MATERIAL TO PROCESS Block Start

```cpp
struct ShardState;
struct zgml_hip_ctx {
    int device = 0;
    hipStream_t stream = nullptr;
    std::string err;
    bool opt_fusion = true, opt_graph = true, opt_profile = false, opt_skip_dead = true, opt_f16_dense = false;
    bool host_prof = false;
    uint64_t prof_ns[4] = {0, 0, 0, 0}, prof_calls[4] = {0, 0, 0, 0};
    bool opt_ksplit = false;
    bool opt_w8a8 = false;
    uint32_t opt_small_m = 0;
    int64_t opt_attn_split_min_keys = -1;
    int64_t opt_fuse_resident_wgs = -1;
    float *mm_a = nullptr, *mm_b = nullptr, *mm_c = nullptr;
    uint64_t mm_a_cap = 0, mm_b_cap = 0, mm_c_cap = 0;
    struct CachedB {
        float* dev;
        uint64_t span;
    };
    std::map<const float*, CachedB> b_cache;
    uint64_t b_cache_cap = 0, b_cache_bytes = 0, b_cache_hits = 0, b_cache_misses = 0;
    void drop_b_cache() {
        for (auto& kv : b_cache) hipFree(kv.second.dev);
        b_cache.clear();
        b_cache_bytes = 0;
    }
    float* arg_val = nullptr;
    int64_t* arg_idx = nullptr;
    uint32_t* arg_cnt = nullptr;
    int64_t* arg_out = nullptr;
    int64_t* arg_out_host = nullptr;
    uint64_t* smp_keys = nullptr;
    SampleParamsDev* smp_params = nullptr;
    uint32_t* smp_out = nullptr;
    struct ShardState* shard = nullptr;
    uint32_t* handoff_flag = nullptr;
    uint32_t* handoff_flag_dev = nullptr;
    bool fuse_qkv_off = false;
    uint64_t fuse_epoch = 0;
    int n_cu = 0;
    std::map<uint64_t, int> census;
    bool handoff_ok(const char* where) {
        if (!handoff_flag || !*(volatile uint32_t*)handoff_flag) return true;
        const uint32_t cause = *(volatile uint32_t*)handoff_flag;
        *(volatile uint32_t*)handoff_flag = 0;
        if (cause == 2) {
            fail(std::string(where) + ": a peer gather's wait at a gather point timed out (or a peer had already failed the step) — the results of "
                                      "this step are wrong on every rank; all ranks must re-attach (zgml_hip_shard_attach + peer export / import) before stepping again");
            return false;
        }
        fuse_qkv_off = true, fuse_epoch++;
        fail(std::string(where) + ": an in-launch hand-off wait of a fused q/k/v + attention launch timed out — the results of this run are wrong; "
                                  "the fusion is now off for this context (later runs use two launches)");
        return false;
    }

    void fail(const std::string& what) {
        if (err.empty()) err = what;
    }
    bool check(hipError_t e, const char* what) {
        if (e == hipSuccess) return true;
        fail(std::string(what) + ": " + hipGetErrorString(e));
        return false;
// ... 27 lines not shown
    uint64_t split_buf_floats = 0, split_cnt_words = 0;
    bool f16_stream_nt = false;
    std::vector<void*> f16_weights;
    std::vector<void*> owned;
    uint64_t fuse_epoch = 0;
    std::vector<void*> fuse_owned;
    std::vector<char> hoist_op;
    std::vector<char> hoist_guard;
    bool hoist_ok = true;
    bool ksplit = false;
    uint32_t kon_max_m = 1;
    uint32_t n_seqs = 0;
    std::vector<uint32_t> op_seq;
    bool ksplit_off = false;
    bool has_deferred = false;
    float* prenorm_buf = nullptr;
    size_t prenorm_bytes = 0;
    float* scratch = nullptr;
    uint64_t scratch_bytes = 0;
    uint64_t split_pos = UINT64_MAX - 1;
    const float* split_input = nullptr;
    std::shared_ptr<std::vector<std::pair<QWeightDev, QMatmulParams>>> qmm_group;
    std::shared_ptr<std::vector<DenseF16Params>> f16_group;
    uint32_t split_M = 0, split_K = 0, split_in_rs = 0, split_kind = 0;
    uint32_t* dyn_dev = nullptr;
    uint32_t* dyn_host = nullptr;
    bool dyn_dirty = true;
    std::vector<Launch> plan;
    bool plan_dirty = true;
    Schedule sched;
// ... 69 lines not shown
```
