+      *reinterpret_cast<u32x4*>(blk + ((uint32_t)(p - n) * (uint32_t)BS + (uint32_t)node_line::CHUNK * (uint32_t)lq)) = o;
+  }
+  __device__ __forceinline__ void set_line_row1(int p, const Mask<K>& v) const {
+    if (widx(1) < W) {
+      u64x2 t;
+      t.x = v.w[1]; t.y = v.w[2];
+      *reinterpret_cast<u64x2*>(blk + ((uint32_t)(p - n) * (uint32_t)BS + (uint32_t)node_line::byte_off(L, 1, 0) +
+                                       (uint32_t)node_line::CHUNK * (uint32_t)lig)) = t;
+    }
   }
   __device__ __forceinline__ void set_mask_first(int p, const Mask<K>& v) const {
     if (widx(0) < W) words(p)[widx(0)] = v.w[0];
@@ -268,6 +319,11 @@
   __device__ __forceinline__ void set_parent_lane0(int x, int p) const {
     int32_t* a = x < n ? lpar + (int64_t)x * LPS : &hdr(x)->parent;
     if (lig == 0) *a = p;
+  }
+  __device__ __forceinline__ void set_parent_pair(int xc, int pc, int xe, int pe) const {
+    const int x = lig == 0 ? xc : xe;
+    int32_t* a = x < n ? lpar + (int64_t)x * LPS : &hdr(x)->parent;
+    if (lig < 2) *a = lig == 0 ? pc : pe;
   }
   __device__ __forceinline__ int left(int x) const { return x < n ? -1 : hdr(x)->left; }
   __device__ __forceinline__ int right(int x) const { return x < n ? -1 : hdr(x)->right; }
diff --git a/tnco_amd/csrc/sa_sweep.h b/tnco_amd/csrc/sa_sweep.h
--- a/tnco_amd/csrc/sa_sweep.h
+++ b/tnco_amd/csrc/sa_sweep.h
@@ -9,7 +9,7 @@
 #define TNCO_LANDED(x) __asm__ volatile("" : "+v"(x) : : "memory")
 
 #ifndef TNCO_NODE_ACCESS
-#define TNCO_NODE_ACCESS 4
+#define TNCO_NODE_ACCESS 6
 #endif
 
 #define TNCO_LDS __attribute__((address_space(3)))
@@ -320,7 +320,9 @@
   constexpr bool HYD = HYPER;
   constexpr bool CP = !HYPER && !GENERIC && !FW;
   constexpr bool QHDR = CP && TNCO_NODE_ACCESS >= 1, PAIRS = CP && TNCO_NODE_ACCESS >= 2, PSEL = CP && TNCO_NODE_ACCESS >= 3 && LPS == 1;
-  View<LOG2L, K, HYPER, !FW, PAIRS> v;
+  constexpr bool LINE = CP && TNCO_NODE_ACCESS >= 5 && node_line::supported(L, K);
+  constexpr bool PPAIR = LINE && PSEL && TNCO_NODE_ACCESS >= 6, ROW0 = LINE && TNCO_NODE_ACCESS >= 7;
+  View<LOG2L, K, HYPER, !FW, PAIRS, LINE> v;
   v.init(P, P.blocks + r * P.RB, nullptr, lig);
   auto lpar = [&]() -> int32_t* { return P.lpar + r * (int64_t)n * LPS; };
   lds_cold& cold = *((lds_cold*)coldbuf + gib);
@@ -415,6 +417,8 @@
     for (int j = 0; j < (K / 2 ? K / 2 : 1); ++j) gMq.p[j] = (u64x2)(0ull);
     gMq.s = 0ull;
   }
+  [[maybe_unused]] LineStage gLn;
+  if constexpr (LINE) { gLn.a = (u32x4)(0u); gLn.b = (u64x2)(0ull); }
   uint32_t gXlo = 0, gXhi = 0;
 
   TNCO_PROF_DECL;
@@ -525,7 +529,7 @@
       __asm__ volatile("" : "+v"(lq));
       v.lig = lq;
     }
-    if (hN >= 0) {
+    if (!LINE && hN >= 0) {
       const NodeRec* q = v.hdr(hN);
       if constexpr (QHDR) {
         gHq = *reinterpret_cast<const u32x2*>(v.blk + v.hdr_piece_off(hN));
@@ -539,7 +543,8 @@
     }
     double gMp = 0;
     if (x1 >= 0) {
-      if constexpr (PAIRS) v.pair_stage_into(gMq, x1);
+      if constexpr (LINE) v.line_stage_into(gLn, x1);
+      else if constexpr (PAIRS) v.pair_stage_into(gMq, x1);
       else v.mask_stage_into(gM, x1);
       if constexpr (!CP)
         if (x1 >= n) gMp = v.hdr(x1)->partial;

MATERIAL TO PROCESS Block End

### TASK BRIEF
Working through the records above, copy each line in which "string" is found.

### REPLY TO THE EXERCISE
    std::string err;
            fail(std::string(where) + ": a peer gather's wait at a gather point timed out (or a peer had already failed the step) — the results of "
        fail(std::string(where) + ": an in-launch hand-off wait of a fused q/k/v + attention launch timed out — the results of this run are wrong; "
    void fail(const std::string& what) {
        fail(std::string(what) + ": " + hipGetErrorString(e));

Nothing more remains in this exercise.